Saskatchewan has also previously released a five-phase reopening plan, with expected dates attached to the first two phases.
Ontario plan focuses on how not when
Ontario, which unveiled its plan on Monday, didn’t attach any dates to its framework.
Premier Doug Ford said the framework is about how the province will reopen — not when.
“We’re all missing birthdays, religious celebrations and once-in-a-lifetime milestones. These are all too real, a painful loss of memories, and moments taken away by this deadly virus,” Ford said. “But that is why we must continue.”
A slow, methodical and gradual reopening will help the province avoid another period of shutdown, Ford said.
WATCH | Ontario reveals reopening plan, no timeline:
Ford said he wants to see the economy “get going” but can’t risk an escalation in cases if the province opens prematurely.
As of 8 p.m. ET on Tuesday, Canada had 50,026 confirmed and presumptive cases of the novel coronavirus. Provinces and territories listed 19,244 cases as recovered or resolved. A CBC tally of COVID-19-related deaths, which is based on provincial health data, local public health information and CBC reporting, listed 2,958 deaths in Canada and two abroad.
A case tracking site maintained by U.S.-based Johns Hopkins University reported more than three million cases around the world, with over 212,000 reported coronavirus-related deaths.
There is no proven treatment or vaccine for the novel virus, which first emerged in China in late 2019. While most cases are moderate or mild, some people — especially the elderly and people with underlying health issues — are at greater risk of severe disease or death. Public health officials in Canada and around the world have cautioned that reported numbers don’t show the full picture, as they don’t reflect people that haven’t been tested or cases that are still under investigation.
Read on for a look at what’s happening in Canada, the U.S. and around the world.
What’s happening in the provinces and territories
In British Columbia, a COVID-19 outbreak in a poultry processing plant in Coquitlam is responsible for the majority of new cases reported by the province. Health Minister Adrian Dix says 39 of the 55 positive tests reported Tuesday are connected to the spread of the virus at Superior Poultry Processors Ltd. Read more about what’s happening in B.C., including a story about how Haida Gwaii communities are ramping up enforcement of a ban on visitors.

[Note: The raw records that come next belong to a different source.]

# joshspeagle/dynesty

Measured on AMD Instinct MI355X. Metric: proposals/sec + ellipsoid-rebuilds/sec, 25-D corr-Normal nlive=2000 (multi/rwalk), higher is better.
Workload: dtype f64; 1 GPU; C2 x 64 independent runs per GPU (C5 shard); per step and run: 1 MultiEllipsoid rebuild + enlarge 1.25 + 4 queue fills of K=512 walkers x 45 rwalk steps (= one bound-update interval at the queue size that passes the ln Z gate); live sets uniform inside the likelihood contour; ndim=25, nlive=2000, walks=45, queue_size=512, runs_per_gpu=64, tap_point=A (kernel boundary), rebuild_in_step=True, rng=PCG64 + ziggurat, stream-identical to numpy.random.Generator (parity mode)

## Files before the change

### dynesty_amd/csrc/rebuild.hip

```cpp
#include <math.h>
#include <stdlib.h>

#include "ctx.h"
#include <type_traits>
#include <vector>
#include "eig_wave.h"
#include "rebuild_plan.h"

using namespace dh;
using namespace dh_plan;
using dh_eig::jacobi_wave;
using dh_eig::sort_eigs_wave;
using dh_eig::wave_sync;

namespace {

constexpr double kRoundDelta = 1e-3;
constexpr double kMaxCond = 1e12;
constexpr double kEigMult = 10.0;
constexpr int kNTries = 100;

struct Node {
  int start, count;
  int parent, child0, child1;
// ... 248 lines not shown
  const int m = (D + 1) / 2, P = 2 * m;
  lds_double* const ja0 = (lds_double*)L.JA[0];
  lds_double* const ja1 = (lds_double*)L.JA[1];
  lds_double* const jv0 = (lds_double*)L.JV[0];
  lds_double* const jv1 = (lds_double*)L.JV[1];
  bool bad = false;
  double amax = 0.0;
  for (int e = t; e < D * D; e += kThreads) {
    const int i = e / D, j = e - i * D;
    const double v = L.A[i * LD + j];
    if (!isfinite(v)) bad = true;
    amax = fmax(amax, fabs(v));
  }
  if (__syncthreads_or(bad ? 1 : 0)) return false;
  amax = block_reduce_max(amax, L.red);
  const int ex = amax > 0.0 ? ilogb(amax) + 1 : 0;
  for (int e = t; e < P * P; e += kThreads) {
    const int i = e / P, j = e - i * P;
    ja0[i * JLD + j] = (i < D && j < D) ? ldexp(L.A[i * LD + j], -ex) : 0.0;
    jv0[i * JLD + j] = (i == j && i < D) ? 1.0 : 0.0;
  }
  __syncthreads();
  const int nslots = m * m > kThreads ? 2 : 1;
  int ra[2], ca[2], dra[2], drb[2], dca[2], dcb[2], srcl[2];
  bool on[2];
#pragma unroll
  for (int sl = 0; sl < 2; ++sl) {
    const int blk = t + sl * kThreads;
    on[sl] = blk < m * m;
    const int kr = blk / m, kc = blk - kr * m;
    const int wave_base = blk & ~63;
    int l = (on[sl] ? kr : 0) - wave_base % m;
    if (l < 0) l += m;
    srcl[sl] = l;
    ra[sl] = on[sl] ? 2 * kr : 0;
    ca[sl] = 2 * kc;
    dra[sl] = jacobi_dest(ra[sl], m);
    drb[sl] = jacobi_dest(ra[sl] + 1, m);
    dca[sl] = jacobi_dest(2 * kc, m);
    dcb[sl] = jacobi_dest(2 * kc + 1, m);
  }
  int cur = 0;
  int dpos = (D & 1) ? D : -1;
  for (int sweep = 0; sweep < 60; ++sweep) {
    const lds_double* Ac = cur ? ja1 : ja0;
    double off = 0.0, dia = 0.0;
#pragma unroll
    for (int sl = 0; sl < 2; ++sl)
      if (on[sl]) {
        const int r0 = ra[sl], c0 = ca[sl];
        const double x00 = Ac[r0 * JLD + c0], x01 = Ac[r0 * JLD + c0 + 1];
        const double x10 = Ac[(r0 + 1) * JLD + c0], x11 = Ac[(r0 + 1) * JLD + c0 + 1];
        if (r0 == c0) {
          dia = fma(x00, x00, fma(x11, x11, dia));
          off = fma(x01, x01, fma(x10, x10, off));
        } else {
          off = fma(x00, x00, fma(x01, x01, fma(x10, x10, fma(x11, x11, off))));
        }
      }
    off = wave_sum(off);
    dia = wave_sum(dia);
    if ((t & 63) == 0) {
      L.red[t >> 6] = off;
      L.red[8 + (t >> 6)] = dia;
    }
    __syncthreads();
    off = L.red[0] + L.red[1] + L.red[2] + L.red[3];
    dia = L.red[8] + L.red[9] + L.red[10] + L.red[11];
    __syncthreads();
    if (!(off > 1e-31 * dia)) break;
    for (int r = 0; r < P - 1; ++r) {
      const lds_double* As = cur ? ja1 : ja0;
      const lds_double* Vs = cur ? jv1 : jv0;
      lds_double* Ad = cur ? ja0 : ja1;
      lds_double* Vd = cur ? jv0 : jv1;
#pragma unroll
      for (int sl = 0; sl < 2; ++sl) {
        if (sl >= nslots) break;
        const int c0 = ca[sl], c1 = c0 + 1;
        double cc, sc;
        jacobi_rotation(As[c0 * JLD + c0], As[c1 * JLD + c1], As[c0 * JLD + c1], cc, sc);
        const double cr = __shfl(cc, srcl[sl]), sr = __shfl(sc, srcl[sl]);
        if (on[sl]) {
          const int r0 = ra[sl], r1 = r0 + 1;
          const double x00 = As[r0 * JLD + c0], x01 = As[r0 * JLD + c1];
          const double x10 = As[r1 * JLD + c0], x11 = As[r1 * JLD + c1];
          const double v00 = Vs[r0 * JLD + c0], v01 = Vs[r0 * JLD + c1];
          const double v10 = Vs[r1 * JLD + c0], v11 = Vs[r1 * JLD + c1];
          const double y00 = cr * x00 - sr * x10, y01 = cr * x01 - sr * x11;
          const double y10 = sr * x00 + cr * x10, y11 = sr * x01 + cr * x11;
          double z00 = cc * y00 - sc * y01, z01 = sc * y00 + cc * y01;
          double z10 = cc * y10 - sc * y11, z11 = sc * y10 + cc * y11;
          if (r0 == c0) z01 = z10 = 0.0;
          Ad[dra[sl] * JLD + dca[sl]] = z00;
          Ad[dra[sl] * JLD + dcb[sl]] = z01;
          Ad[drb[sl] * JLD + dca[sl]] = z10;
          Ad[drb[sl] * JLD + dcb[sl]] = z11;
          Vd[r0 * JLD + dca[sl]] = cc * v00 - sc * v01;
          Vd[r0 * JLD + dcb[sl]] = sc * v00 + cc * v01;
          Vd[r1 * JLD + dca[sl]] = cc * v10 - sc * v11;
          Vd[r1 * JLD + dcb[sl]] = sc * v10 + cc * v11;
        }
      }
      if (dpos >= 0) dpos = jacobi_dest(dpos, m);
      cur ^= 1;
      __syncthreads();
    }
  }
  const lds_double* Af = cur ? ja1 : ja0;
  const lds_double* Vf = cur ? jv1 : jv0;
  for (int e = t; e < P * P; e += kThreads) {
    const int i = e / P, a = e - i * P;
    if (a == dpos || i >= D) continue;
    const int col = a - ((dpos >= 0 && a > dpos) ? 1 : 0);
    L.V[i * LD + col] = Vf[i * JLD + a];
    if (i == 0) L.A[col * LD + col] = ldexp(Af[a * JLD + a], ex);
  }
  __syncthreads();
  return true;
}

__device__ __forceinline__ double ld_agent(const double* p) {
  return __hip_atomic_load(p, __ATOMIC_RELAXED, __HIP_MEMORY_SCOPE_AGENT);
}
__device__ __forceinline__ void st_agent(double* p, double v) {
  __hip_atomic_store(p, v, __ATOMIC_RELAXED, __HIP_MEMORY_SCOPE_AGENT);
}
__device__ __forceinline__ int ld_agent_i(const int* p) {
  return __hip_atomic_load(p, __ATOMIC_RELAXED, __HIP_MEMORY_SCOPE_AGENT);
}
__device__ __forceinline__ void st_agent_i(int* p, int v) {
  __hip_atomic_store(p, v, __ATOMIC_RELAXED, __HIP_MEMORY_SCOPE_AGENT);
}
__device__ __forceinline__ double sel_ld(const double* base, int off, bool ok) {
  const double v = base[ok ? off : 0];
  return ok ? v : 0.0;
}
__device__ __forceinline__ double ld_c(const Lds& L, const double* p) { return L.coh ? ld_agent(p) : *p; }
__device__ __forceinline__ void st_c(const Lds& L, double* p, double v) {
  if (L.coh)
    st_agent(p, v);
  else
    *p = v;
}
__device__ __forceinline__ int ld_ci(const Lds& L, const int* p) { return L.coh ? ld_agent_i(p) : *p; }
__device__ __forceinline__ void st_ci(const Lds& L, int* p, int v) {
  if (L.coh)
    st_agent_i(p, v);
  else
    *p = v;
}

constexpr int kStageBatch = 8;
template <int NT = kThreads, int SB = kStageBatch, bool IDX_LDS = false>
__device__ __forceinline__ void stage_tile(const Lds& L, const double* __restrict__ pts,
                                           const int* __restrict__ perm, int start, int cnt, int D,
                                           int how) {
  const int j = threadIdx.x & (L.DP - 1);
  const int p0 = threadIdx.x >> L.DPlog, pstep = NT >> L.DPlog;
  if (L.c_pts == pts && L.c_start == start && L.c_cnt == cnt) {
    if (L.c_how == how) return;
    if (L.c_how == 0 && how == 1) {
      if (j < D) {
        const double mj = L.mean[j];
        for (int p = p0; p < cnt; p += pstep) L.tile[p * L.LD + j] -= mj;
      }
      L.c_how = 1;
      __syncthreads();
      return;
    }
  }
  const double mj = (how == 1 && j < D) ? L.mean[j] : 0.0;
  const double sj = (how == 2 && j < D) ? L.scale[j] : 1.0;
  constexpr int SB2 = 10;
  for (int c0 = 0; c0 < cnt; c0 += L.ibuf_cap) {
    const int cc = min(L.ibuf_cap, cnt - c0);
    if (c0) __syncthreads();
    for (int p = threadIdx.x; p < cc; p += NT) L.ibuf[p] = ld_ci(L, perm + start + c0 + p) * D;
    __syncthreads();
    if (j < D) {
      for (int pb = p0; pb < cc; pb += SB2 * pstep) {
        double x[SB2];
#pragma unroll
        for (int k = 0; k < SB2; ++k) {
          const int p = pb + k * pstep;
          x[k] = pts[(unsigned)(L.ibuf[p < cc ? p : 0] + j)];
        }
#pragma unroll
        for (int k = 0; k < SB2; ++k) {
          const int p = pb + k * pstep;
          if (p < cc) {
            double v = x[k];
            if (how == 1) v -= mj;
            if (how == 2) v = v / sj;
            L.tile[(c0 + p) * L.LD + j] = v;
          }
        }
      }
    }
  }
  L.c_pts = pts;
  L.c_start = start;
  L.c_cnt = cnt;
  L.c_how = how;
  __syncthreads();
}

__device__ __forceinline__ void node_mean(const Lds& L, const double* pts, const int* perm, int start, int count, int D) {
  const int t = threadIdx.x;
  const int G = kThreads / D > 0 ? kThreads / D : 1;
  const int j = t % D, g = t / D;
  double total = 0.0;
  for (int base = 0; base < count; base += L.TP) {
    const int cnt = min(L.TP, count - base);
    stage_tile(L, pts, perm, start + base, cnt, D, 0);
    double acc = 0.0;
    if (g < G && t < G * D)
      for (int p = g; p < cnt; p += G) acc += L.tile[p * L.LD + j];
    L.red[t] = acc;
    __syncthreads();
    if (t < D) {
      double s = 0.0;
      for (int gg = 0; gg < G; ++gg) s += L.red[gg * D + t];
      total += s;
    }
    __syncthreads();
  }
  if (t < D) L.mean[t] = total / (double)count;
  __syncthreads();
}
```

Alberta Premier Jason Kenney says a plan to reopen the province’s economy is coming later this week. The province released new modelling data on Tuesday, estimating that 298 Albertans will be in hospital and 95 of them will be in ICU when the virus peaks, down from an earlier estimate that more than 800 would be hospitalized. Read more about what’s happening in Alberta.
Saskatchewan released new modelling numbers Tuesday that show lower projections in the number of COVID-19 cases and deaths for the province. As a result, the Saskatchewan Health Authority will reduce the number of hospital beds, intensive care beds and ventilators it plans to make available. Read more about what’s happening in Saskatchewan.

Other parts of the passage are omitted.